Saved entries
int b200romp_net_finalize(b200romp_net* net, int max_batch) {
  B2R_REQUIRE(net && !net->finalized && max_batch > 0, "finalize: bad arguments");
  B2R_CUDA_OK(cudaSetDevice(net->device));
  const int nT = (int)net->tensors.size(), nO = (int)net->ops.size();
  for (int i = 0; i < nO; ++i) {
    const b200romp_conv_desc& d = net->ops[i].d;
    Tensor& to = net->tensors[d.out];
    if (to.first_def < 0) to.first_def = i;
    to.last_use = std::max(to.last_use, i);
    net->tensors[d.in].last_use = std::max(net->tensors[d.in].last_use, i);
    if (d.res >= 0) net->tensors[d.res].last_use = std::max(net->tensors[d.res].last_use, i);
    if (net->ops[i].kind == 1)
      for (int k = 0; k < net->ops[i].sum.n_terms; ++k) {
        Tensor& tt = net->tensors[net->ops[i].sum.term[k]];
        B2R_REQUIRE(tt.external || tt.constant || (tt.first_def >= 0 && tt.first_def < i), "op %d sums tensor %d before it is written", i, net->ops[i].sum.term[k]);
        tt.last_use = std::max(tt.last_use, i);
      }
  }
  for (int i = 0; i < nO; ++i) {
    const b200romp_conv_desc& d = net->ops[i].d;
    const Tensor& ti = net->tensors[d.in];
    B2R_REQUIRE(ti.external || ti.constant || (ti.first_def >= 0 && ti.first_def < i), "op %d reads tensor %d before it is written", i, d.in);
    if (d.res >= 0) {
      const Tensor& tr = net->tensors[d.res];
      B2R_REQUIRE(tr.external || tr.constant || (tr.first_def >= 0 && tr.first_def < i), "op %d adds tensor %d before it is written", i, d.res);
    }
  }
  struct Buf { size_t bytes; size_t offset; };
  std::vector<Buf> bufs;
  std::multimap<size_t, int> free_bufs;
  std::vector<int> tensor_buf(nT, -1);
  std::vector<std::vector<int>> dies_at(nO);
  for (int t = 0; t < nT; ++t) {
    const Tensor& tt = net->tensors[t];
    if (!tt.external && !tt.constant && tt.first_def >= 0) dies_at[tt.last_use].push_back(t);
  }
  size_t total = 0;
  for (int i = 0; i < nO; ++i) {
    const int t = net->ops[i].d.out;
    const Tensor& tt = net->tensors[t];
    if (!tt.external && !tt.constant && tt.first_def == i) {
      const size_t bytes = (tt.frame_bytes() * max_batch + 1023) / 1024 * 1024;
      auto it = free_bufs.find(bytes);
      if (it != free_bufs.end()) {
        tensor_buf[t] = it->second;
        free_bufs.erase(it);
      } else {
        bufs.push_back({bytes, total});
        total += bytes;
        tensor_buf[t] = (int)bufs.size() - 1;
      }
    }
    for (int dead : dies_at[i]) free_bufs.insert({bufs[tensor_buf[dead]].bytes, tensor_buf[dead]});
  }
  if (total > 0) {
    B2R_CUDA_OK(cudaMalloc(&net->workspace, total));
    B2R_CUDA_OK(cudaMemset(net->workspace, 0, total));
  }
  net->workspace_bytes = total;
  for (int t = 0; t < nT; ++t)
    if (tensor_buf[t] >= 0) net->tensors[t].ptr = net->workspace + bufs[tensor_buf[t]].offset;
  net->max_batch = max_batch;
  for (int i = 0; i < nO; ++i) {
    Op& op = net->ops[i];
    if (op.kind == 1 || op.kind == 2) continue;
    int rc = upload_simt_weights(net, op);
    if (rc) return rc;
    op.engine = B200ROMP_ENGINE_SIMT;
    const Tensor& ti = net->tensors[op.d.in];
    const Tensor& to = net->tensors[op.d.out];
    const bool stem_like = ti.dtype == B200ROMP_U8 && op.d.cin == 3 && op.d.ksize == 3 && op.d.stride == 2;
    if (op.d.ksize == 7 || op.d.ksize == 42) { op.w_host.clear(); op.w_host.shrink_to_fit(); continue; }
    const bool want_tf32 = op.d.engine == B200ROMP_ENGINE_TF32 && ti.dtype == B200ROMP_F32;
    const bool want_tc = op.d.engine == B200ROMP_ENGINE_TCGEN05 || want_tf32 ||
                         (op.d.engine == B200ROMP_ENGINE_AUTO && (ti.dtype == B200ROMP_BF16 || stem_like));
    if (want_tc) {
      ConvParams p;
      bool ext_out_unbound = false, ext_in_unbound = false;
      if (to.external && to.ptr == nullptr) {
        net->tensors[op.d.out].ptr = reinterpret_cast<void*>(16);
        ext_out_unbound = true;
      }
      const bool conv1d = op.d.ksize == 13;
      if ((stem_like || conv1d) && ti.external && ti.ptr == nullptr) {
        net->tensors[op.d.in].ptr = reinterpret_cast<void*>(16);
        ext_in_unbound = true;
      }
      const bool params_ok = (!ti.external || stem_like || conv1d) && fill_params(net, op, max_batch, &p) == B200ROMP_OK;
      if (ext_out_unbound) net->tensors[op.d.out].ptr = nullptr;
      if (ext_in_unbound) net->tensors[op.d.in].ptr = nullptr;
      const bool ptrs_final = !to.external && (op.d.res < 0 || !net->tensors[op.d.res].external);
      if (params_ok && stem_like && ptrs_final && tc_stem_supported(p, op.d.ksize, op.d.stride)) {
        rc = tc_stem_prepare(p, op.w_host.data(), net->sm_count, ptrs_final, &op.tc, &net->device_allocs);
        if (rc == B200ROMP_OK) op.engine = B200ROMP_ENGINE_TCGEN05;
        else if (op.d.engine == B200ROMP_ENGINE_TCGEN05) return rc;
      } else if (params_ok && conv1d && ti.dtype == B200ROMP_BF16 && tc_conv1d_supported(p)) {
        rc = tc_conv1d_prepare(p, op.w_host.data(), net->sm_count, &op.tc, &net->device_allocs);
        if (rc == B200ROMP_OK) op.engine = B200ROMP_ENGINE_TCGEN05;
        else if (op.d.engine == B200ROMP_ENGINE_TCGEN05) return rc;
      } else if (params_ok && !stem_like && !conv1d && (ti.dtype != B200ROMP_F32 || want_tf32 || op.d.engine == B200ROMP_ENGINE_TCGEN05) &&
                 tc_conv_supported(p, op.d.ksize, op.d.stride)) {
        rc = -1;
        if (fold_eligible(net, op)) {
          std::vector<float> w2, b2;
          unsigned kmask = 0;
          fold_pixel_pairs(op.w_host, op.b_host, &w2, &b2, &kmask);
          ConvParams pf;
          op.fold = 1;
          TcConvPlan plan;
          if (fill_params(net, op, max_batch, &pf) == B200ROMP_OK && tc_conv_supported(pf, 3, 1) &&
              tc_conv_prepare(pf, 3, 1, w2.data(), net->sm_count, ptrs_final, &plan, &net->device_allocs) == B200ROMP_OK && plan.kind == 30 && plan.nt == 64) {
            plan.kmask = kmask;
            op.tc = plan;
            B2R_CUDA_OK(cudaMemcpy(op.d_bias, b2.data(), 64 * sizeof(float), cudaMemcpyHostToDevice));
            rc = B200ROMP_OK;
          } else {
            op.fold = 0;
          }
        }
        if (rc != B200ROMP_OK)
          rc = tc_conv_prepare(p, op.d.ksize, op.d.stride, op.w_host.data(), net->sm_count, ptrs_final, &op.tc, &net->device_allocs);
        if (rc == B200ROMP_OK) op.engine = B200ROMP_ENGINE_TCGEN05;
        else if (op.d.engine == B200ROMP_ENGINE_TCGEN05) return rc;
      } else if (op.d.engine == B200ROMP_ENGINE_TCGEN05) {
        set_error("op %d: tensor-core engine forced but shape unsupported", i);
        return B200ROMP_EINVAL;
      }
    }
    op.w_host.clear(); op.w_host.shrink_to_fit();
  }
  net->finalized = true;
  return B200ROMP_OK;
}

int b200romp_net_bind(b200romp_net* net, int tensor, void* device_ptr) {
  B2R_REQUIRE(net && tensor >= 0 && tensor < (int)net->tensors.size(), "bind: bad tensor id");
  B2R_REQUIRE(net->tensors[tensor].external, "bind: tensor %d is not external", tensor);
  net->tensors[tensor].ptr = device_ptr;
  return B200ROMP_OK;
}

| WHAT THIS TASK INVOLVES |
The lines above starting at the one that contains "std::multimap<size_t, int> free_bufs;" and ending at the one that contains "if (op.d.ksize == 7" must be transcribed exactly, and no other lines may appear.

| ANSWER BOX |
  std::multimap<size_t, int> free_bufs;
  std::vector<int> tensor_buf(nT, -1);
  std::vector<std::vector<int>> dies_at(nO);
  for (int t = 0; t < nT; ++t) {
    const Tensor& tt = net->tensors[t];
    if (!tt.external && !tt.constant && tt.first_def >= 0) dies_at[tt.last_use].push_back(t);
  }
  size_t total = 0;
  for (int i = 0; i < nO; ++i) {
    const int t = net->ops[i].d.out;
    const Tensor& tt = net->tensors[t];
    if (!tt.external && !tt.constant && tt.first_def == i) {
      const size_t bytes = (tt.frame_bytes() * max_batch + 1023) / 1024 * 1024;
      auto it = free_bufs.find(bytes);
      if (it != free_bufs.end()) {
        tensor_buf[t] = it->second;
        free_bufs.erase(it);
      } else {
        bufs.push_back({bytes, total});
        total += bytes;
        tensor_buf[t] = (int)bufs.size() - 1;
      }
    }
    for (int dead : dies_at[i]) free_bufs.insert({bufs[tensor_buf[dead]].bytes, tensor_buf[dead]});
  }
  if (total > 0) {
    B2R_CUDA_OK(cudaMalloc(&net->workspace, total));
    B2R_CUDA_OK(cudaMemset(net->workspace, 0, total));
  }
  net->workspace_bytes = total;
  for (int t = 0; t < nT; ++t)
    if (tensor_buf[t] >= 0) net->tensors[t].ptr = net->workspace + bufs[tensor_buf[t]].offset;
  net->max_batch = max_batch;
  for (int i = 0; i < nO; ++i) {
    Op& op = net->ops[i];
    if (op.kind == 1 || op.kind == 2) continue;
    int rc = upload_simt_weights(net, op);
    if (rc) return rc;
    op.engine = B200ROMP_ENGINE_SIMT;
    const Tensor& ti = net->tensors[op.d.in];
    const Tensor& to = net->tensors[op.d.out];
    const bool stem_like = ti.dtype == B200ROMP_U8 && op.d.cin == 3 && op.d.ksize == 3 && op.d.stride == 2;
    if (op.d.ksize == 7 || op.d.ksize == 42) { op.w_host.clear(); op.w_host.shrink_to_fit(); continue; }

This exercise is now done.